( Post 49 Item # 1 ) ----------------------------------------------------------------
[ From: jaa@mongoose.ess.harris.com (John Auer) ]
I've found what seems to be a real problem for Synopsys and 2 phase
clock regimes. Synopsys indicates that the "set_clock -mult 0 phase_b"
be used for the phase_b clock. However, if you do this, timing paths
from phase_b to phase_b are not optimized.
On the other hand, if you use the "set_clock -mult 1 phase_b" command,
phase_b to phase_b paths ARE optimized, but now phase_a to phase_b AREN'T.
I took a look at the formula Synopsys uses to generate the setup constraints
for sequential elements, and it makes sense that things behave as they do.
It appears to be a fundamental flaw in the constraint method Synopsys uses;
with 2 phase clocks, one set of constraints (A -> B or B -> B) is always
missed. Unfortunately, Synopsys takes advantage of this and pushes alot
of the chip delay into this unconstrained "space", allowing Synopsys to
artificially improve performance.
Has anyone out there optimized 2 phase circuits (especially those
containing latches and flops, with communication between the regimes) and
run into the same problem? Any workaround ? (Incremental mapping hasn't
helped much, BTW).
John Auer
Harris GASD
( Post 49 Item # 2 ) ----------------------------------------------------------------
[ From: parkin@ultrasparc.Eng.Sun.COM (Michael Parkin) ]
Subject: ESNUG posting - FSM compiler, arrays
1. ref post 47 item 1
>> Some ASIC suppliers do not care for or allow feed-throughs.
There is a compile variable called compile_fix_multiple_port_nets.
When true, compile inserts extra logic to prevent feedthroughs and to
insure that no two output ports are connected to the same net.
However multiple outputs connected to PWR or GND will not be
fixed by this compile option.
2. ref post 47 item 2
>> d) set_flatten true -effort high -minimize single_output -phase false
On page 9-35 in the Design Compiler reference manual it states:
"When minimization is being performed, since a state table representation
is already flat, the flattening step later in compile is redundant and
is automatically disabled." Likewise the design compiler reports a similar
message during the actual compile. So I am curious as to how statement
d) produces a better design. Nevertheless it is worth trying.

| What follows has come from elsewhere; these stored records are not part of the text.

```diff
+extern "C" int fd_conv3x3_gn_out_f32(const void* x, int ldx, const float* parts, int chunks, const float* gamma, const float* beta, int G,
+                                     float eps, int silu, const void* w_packed, const float* bias, float* out, int ldo, int B, int H,
+                                     int W, int C, int Cout, void* stream) {
+    FD_PLAN(fd_conv3x3_gn_out_f32(x, ldx, parts, chunks, gamma, beta, G, eps, silu, w_packed, bias, out, ldo, B, H, W, C, Cout, fd_s_));
+    FD_CHECK_ARG(x && parts && gamma && beta && w_packed && out, FD_EINVAL, "fd_conv3x3_gn_out_f32: null pointer");
+    FD_CHECK_ARG(B > 0 && H > 0 && W > 0 && C > 0 && Cout > 0 && G > 0 && chunks > 0, FD_EINVAL, "fd_conv3x3_gn_out_f32: bad dims");
+    FD_CHECK_ARG(fd_conv3x3_gn_out_supported(C, Cout, G, ldx, ldo), FD_ESHAPE,
+                 "fd_conv3x3_gn_out_f32: C=%d (a multiple of 8 and of G=%d <= 64, <= %d), Cout=%d (<= 8), ldx=%d (>= C, a multiple of 8), ldo=%d (>= Cout)",
+                 C, G, CGO_MAX_C, Cout, ldx, ldo);
+    FD_CHECK_ARG(((uintptr_t)x | (uintptr_t)w_packed) % 16 == 0 && (uintptr_t)out % 4 == 0, FD_ESHAPE,
+                 "fd_conv3x3_gn_out_f32: x and w_packed must be 16-byte aligned");
+    FD_CHECK_ARG((long long)B * H * W * ldx < 0x7fffffffLL && (long long)B * H * W < 0x7fffffffLL && B <= 65535 && fd_cdiv(H, CGO_R) <= 65535,
+                 FD_ESHAPE, "fd_conv3x3_gn_out_f32: tensor too large");
+    hipStream_t st = (hipStream_t)stream;
+    const int nsub = cgo_apply_nsub(H * W, C, G);
+    FD_CHECK_ARG(nsub >= 1 && nsub * G <= 1024, FD_ESHAPE, "fd_conv3x3_gn_out_f32: statistics combine does not fit");
+    const int vec_out = Cout % 4 == 0 && ldo % 4 == 0 && (uintptr_t)out % 16 == 0;
+    fd_prof_begin(FD_FAMILY_GEMM, st, 2.0 * B * H * W * Cout * 9.0 * C, -1.0, fd_tag(31u, B, H * W, C, Cout));
+    hipLaunchKernelGGL(k_conv3x3_gn_out, dim3(fd_cdiv(W, CGO_TW), fd_cdiv(H, CGO_R), B), dim3(256), 0, st, (const half_t*)x, ldx, parts,
+                       chunks, nsub, gamma, beta, G, eps, silu, (const uint4*)w_packed, bias, out, ldo, H, W, C, Cout, vec_out);
+    fd_prof_end(FD_FAMILY_GEMM, st);
+    FD_CHECK_LAUNCH("k_conv3x3_gn_out");
+    return FD_OK;
+}
diff --git a/flexdiffuse_amd/csrc/norm.hip b/flexdiffuse_amd/csrc/norm.hip
--- a/flexdiffuse_amd/csrc/norm.hip
+++ b/flexdiffuse_amd/csrc/norm.hip
@@ -458,6 +458,32 @@
     return FD_OK;
 }
 
+extern "C" int fd_groupnorm_stats_chunks(int B, int HW, int C) {
+    if (B <= 0 || HW <= 0 || C <= 0 || C % 8) return 0;
+    int PL, threads, nchunk, ppc;
+    gn_stats_shape(B, HW, C, &PL, &threads, &nchunk, &ppc);
+    return nchunk;
+}
+
+extern "C" int fd_groupnorm_stats_f16(const void* x, int ldx, float* parts, int B, int HW, int C, int G, void* stream) {
+    FD_PLAN(fd_groupnorm_stats_f16(x, ldx, parts, B, HW, C, G, fd_s_));
+    FD_CHECK_ARG(x && parts, FD_EINVAL, "fd_groupnorm_stats_f16: null pointer");
+    FD_CHECK_ARG(B > 0 && HW > 0 && C > 0 && G > 0, FD_EINVAL, "fd_groupnorm_stats_f16: bad dims");
+    FD_CHECK_ARG(ldx >= C && ldx % 8 == 0 && (uintptr_t)x % 16 == 0 && C % 8 == 0 && C % G == 0 && G <= 64 && C / 8 <= 1024, FD_ESHAPE,
+                 "fd_groupnorm_stats_f16: ldx=%d >= C=%d, both multiples of 8, C a multiple of G=%d (G <= 64), x 16-byte aligned", ldx, C, G);
+    FD_CHECK_ARG((long long)B * HW * ldx < 0x7fffffffLL && B <= 65535, FD_ESHAPE, "fd_groupnorm_stats_f16: tensor too large");
+    int PL, threads, nchunk, ppc;
+    gn_stats_shape(B, HW, C, &PL, &threads, &nchunk, &ppc);
+    const size_t lds = (size_t)PL * C * 2 * sizeof(float);
+    FD_CHECK_ARG(lds <= 64 * 1024, FD_ESHAPE, "fd_groupnorm_stats_f16: stats LDS too large");
+    hipStream_t st = (hipStream_t)stream;
+    fd_prof_begin(FD_FAMILY_GROUPNORM, st, (double)B * HW * C * 2.0, -1.0, fd_tag(14u, B, HW, C, ldx));
+    hipLaunchKernelGGL(k_gn_stats, dim3(nchunk, B), dim3(threads), lds, st, (const half_t*)x, parts, HW, C, G, PL, ppc, ldx);
+    fd_prof_end(FD_FAMILY_GROUPNORM, st);
+    FD_CHECK_LAUNCH("k_gn_stats");
+    return FD_OK;
+}
+
 template <int VPL, int RPW, bool STATS = false>
 __global__ __launch_bounds__(256) void k_layernorm(const half_t* __restrict__ x, void* __restrict__ y,
                                                    const float* __restrict__ gamma,
diff --git a/flexdiffuse_amd/hip.py b/flexdiffuse_amd/hip.py
--- a/flexdiffuse_amd/hip.py
+++ b/flexdiffuse_amd/hip.py
@@ -47,6 +47,12 @@
     'fd_gemm_gn_parts_chunks': (c_int, [P]),
     'fd_groupnorm_apply_parts_f16': (c_int, [P, c_int, P, P, P, P, c_int, c_int, c_int, c_int, c_int, c_float, c_int, P]),
     'fd_groupnorm_fold_linear_parts_f16': (c_int, [P, c_int, c_int, c_int, c_int, c_int, c_float, P, P, c_int, P, P, P]),
+    'fd_groupnorm_stats_chunks': (c_int, [c_int, c_int, c_int]),
+    'fd_groupnorm_stats_f16': (c_int, [P, c_int, P, c_int, c_int, c_int, c_int, P]),
+    'fd_conv3x3_gn_out_supported': (c_int, [c_int, c_int, c_int, c_int, c_int]),
+    'fd_conv3x3_gn_out_weight_halves': (c_int64, [c_int]),
+    'fd_conv3x3_gn_out_f32': (c_int, [P, c_int, P, c_int, P, P, c_int, c_float, c_int, P, P, P, c_int, c_int, c_int, c_int,
+                                      c_int, c_int, P]),
     'fd_attention_f16': (c_int, [P, P]),
     'fd_xattn_image_bytes': (c_int64, [c_int, c_int]),
     'fd_xattn_pack_kv_f16': (c_int, [P, P, P, P, c_int, c_int, c_int, c_int, c_int, c_int, c_int64, c_int64, P]),
diff --git a/flexdiffuse_amd/ops.py b/flexdiffuse_amd/ops.py
--- a/flexdiffuse_amd/ops.py
+++ b/flexdiffuse_amd/ops.py
@@ -795,6 +795,59 @@
     return Act(out, x.B, x.H, x.W)
 
 
+def groupnorm_stats(x: Act, G: int) -> GNParts:
+    assert x.t.stride(1) == 1
+    chunks = hip.lib().fd_groupnorm_stats_chunks(x.B, x.HW, x.C)
+    if chunks <= 0:
+        raise ValueError(f'groupnorm_stats: C={x.C} must be a multiple of 8')
+    ws = _gn_workspace(x.B, G, x.t.device)
+    hip.call('fd_groupnorm_stats_f16', x.t.data_ptr(), x.t.stride(0), ws.data_ptr(), x.B, x.HW, x.C, G, hip.stream())
+    return GNParts(ws[:x.B * chunks * G * 2].view(x.B, chunks, G, 2), chunks, G)
+
+
+@dataclass
+class GNOutConvW:
+    w: torch.Tensor
+    bias: Optional[torch.Tensor]
+    cout: int
+    cin: int
+
+
+UNET_CONV_OUT_DIRECT = os.environ.get('FD_UNET_CONV_OUT_DIRECT', '1') != '0'
+VAE_CONV_OUT_DIRECT = os.environ.get('FD_VAE_CONV_OUT_DIRECT', '1') != '0'
+
+
+def prep_conv_gn_out(w: torch.Tensor, b: Optional[torch.Tensor], dev) -> Optional[GNOutConvW]:
+    cout, cin, kh, kw = w.shape
+    if (kh, kw) != (3, 3) or cout > 8 or cin % 8 or not hip.lib().fd_conv3x3_gn_out_supported(cin, cout, 1, cin, cout):
+        return None
+    nck = (cin + 63) // 64
+    wp = torch.zeros((8, 3, 3, nck * 64), dtype=torch.float32)
+    wp[:cout, :, :, :cin] = w.permute(0, 2, 3, 1).float()
+    wp = wp.reshape(8, 3, 3, nck, 2, 4, 8).permute(3, 1, 2, 4, 5, 0, 6).contiguous().reshape(-1)
+    assert wp.numel() == hip.lib().fd_conv3x3_gn_out_weight_halves(cin)
+    return GNOutConvW(wp.to(dev, torch.float16).contiguous(), _bias(b, dev), cout, cin)
+
+
+def conv_gn_out_supported(x: Act, w: Optional[GNOutConvW], G: int) -> bool:
+    return (w is not None and x.C == w.cin and x.t.stride(1) == 1 and x.t.data_ptr() % 16 == 0
+            and bool(hip.lib().fd_conv3x3_gn_out_supported(x.C, w.cout, G, x.t.stride(0), _round_up(w.cout, 4))))
+
+
+def conv3x3_gn_out(x: Act, w: GNOutConvW, gamma: torch.Tensor, beta: torch.Tensor, G: int, eps: float, silu: bool,
+                   parts: Optional[GNParts] = None, out: Optional[torch.Tensor] = None) -> Act:
+    if parts is None:
+        parts = groupnorm_stats(x, G)
+    assert parts.G == G and parts.t.shape == (x.B, parts.chunks, G, 2) and x.C == w.cin and x.t.stride(1) == 1
+    M = x.B * x.H * x.W
+    if out is None:
+        out = _empty((M, _round_up(w.cout, 4)), torch.float32, x.t)
+    assert out.shape[0] == M and out.shape[1] >= w.cout and out.stride(1) == 1 and out.dtype == torch.float32
+    hip.call('fd_conv3x3_gn_out_f32', x.t.data_ptr(), x.t.stride(0), parts.t.data_ptr(), parts.chunks, gamma.data_ptr(), beta.data_ptr(),
+             G, eps, int(silu), w.w.data_ptr(), _p(w.bias), out.data_ptr(), out.stride(0), x.B, x.H, x.W, x.C, w.cout, hip.stream())
+    return Act(out, x.B, x.H, x.W)
+
+
 @dataclass
 class GNFold:
     wg: torch.Tensor
diff --git a/flexdiffuse_amd/unet.py b/flexdiffuse_amd/unet.py
--- a/flexdiffuse_amd/unet.py
+++ b/flexdiffuse_amd/unet.py
@@ -155,6 +155,7 @@
             self.up.append(blk)
         self.out_g, self.out_b = ops.f32(sd['conv_norm_out.weight'], dev), ops.f32(sd['conv_norm_out.bias'], dev)
         self.conv_out = ops.prep_conv(sd['conv_out.weight'], sd['conv_out.bias'], dev)
+        self.conv_out_gn = ops.prep_conv_gn_out(sd['conv_out.weight'], sd['conv_out.bias'], dev)
         self.temb_all = ops.prep_linear(torch.cat(temb_w, 0), torch.cat(temb_b, 0), dev)
         self.temb_total = self._toff
         self._attn_layers = [a for blk in self.down for a in blk['attn'] if a] + [self.mid_attn] + \
@@ -583,6 +584,8 @@
                     h = ops.conv2d_up_phases(h, blk['up_ph'], out=dst)
                 else:
                     h = ops.conv2d(h, blk['up'], up=True, out=dst)
+        if ops.UNET_CONV_OUT_DIRECT and ops.conv_gn_out_supported(h, self.conv_out_gn, self.G):
+            return ops.conv3x3_gn_out(h, self.conv_out_gn, self.out_g, self.out_b, self.G, 1e-5, True, parts=out_parts).t
         h = ops.groupnorm(h, self.out_g, self.out_b, self.G, 1e-5, True, parts=out_parts)
         return ops.conv2d(h, self.conv_out, out_f32=True).t
 
diff --git a/flexdiffuse_amd/vae.py b/flexdiffuse_amd/vae.py
--- a/flexdiffuse_amd/vae.py
+++ b/flexdiffuse_amd/vae.py
@@ -87,6 +87,7 @@
         self.d_out_g, self.d_out_b = ops.f32(sd['decoder.conv_norm_out.weight'], dev), \
             ops.f32(sd['decoder.conv_norm_out.bias'], dev)
         self.d_conv_out = conv('decoder.conv_out')
+        self.d_conv_out_gn = ops.prep_conv_gn_out(sd['decoder.conv_out.weight'], sd['decoder.conv_out.bias'], dev)
         self.has_encoder = encoder
         if encoder:
             self.e_conv_in = conv('encoder.conv_in', cin_pad=4)
@@ -148,6 +149,8 @@
                     h = ops.conv2d_up_phases(h, up[1])
                 else:
                     h = ops.conv2d(h, up[0], up=True)
+        if ops.VAE_CONV_OUT_DIRECT and ops.conv_gn_out_supported(h, self.d_conv_out_gn, self.G):
+            return ops.conv3x3_gn_out(h, self.d_conv_out_gn, self.d_out_g, self.d_out_b, self.G, 1e-6, True)
         h = ops.groupnorm(h, self.d_out_g, self.d_out_b, self.G, 1e-6, True)
         return ops.conv2d(h, self.d_conv_out, out_f32=True)
 
diff --git a/include/flexdiffuse_hip.h b/include/flexdiffuse_hip.h
--- a/include/flexdiffuse_hip.h
+++ b/include/flexdiffuse_hip.h
@@ -174,6 +174,13 @@
                              void* stream);
 int fd_groupnorm_apply_parts_f16(const void* x, int ldx, void* y, const float* gamma, const float* beta, const float* parts,
                                  int chunks, int B, int HW, int C, int G, float eps, int silu, void* stream);
+int fd_groupnorm_stats_chunks(int B, int HW, int C);
+int fd_groupnorm_stats_f16(const void* x, int ldx, float* parts, int B, int HW, int C, int G, void* stream);
+int fd_conv3x3_gn_out_supported(int C, int Cout, int G, int ldx, int ldo);
+int64_t fd_conv3x3_gn_out_weight_halves(int C);
+int fd_conv3x3_gn_out_f32(const void* x, int ldx, const float* parts, int chunks, const float* gamma, const float* beta, int G,
+                          float eps, int silu, const void* w_packed, const float* bias, float* out, int ldo, int B, int H, int W,
+                          int C, int Cout, void* stream);
 int fd_groupnorm_fold_linear_f16(const void* x, int ldx, float* ws, int B, int HW, int C, int G, float eps,
                                  const void* wg, const float* biasf, int N,
                                  void* w_out, float* bias_out, void* stream);
```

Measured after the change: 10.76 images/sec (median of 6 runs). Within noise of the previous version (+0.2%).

3. state machine quality of results
I have had poor success using the state machine compiler. In most cases I
have tried, a normal compile produces better results. I suspect that if
there were a lot of unused or dont_care states the state machine compiler
would do much better. A normal compile can not take advantage of dont_care
conditions unless it is flattened, which may be very time consuming and in
some cases not possible. The state machine compiler can also
merge redunant states if they exist. In addition the dont_care states
are automatically extracted. I have obtained the best results by using
a pla description as input. This can also be obtained by extracting the
state table and replacing the state names with their corresponding values.
I do not understand why a PLA which is equivalent to the state table,
should produce significantly better results.
4. use of arrays
The use of arrays to implement a register file can give very different
results depending on how the verilog is coded. Using the first
method an extremely inefficient implementation is produced. A much better
implementation is produced from the second specification.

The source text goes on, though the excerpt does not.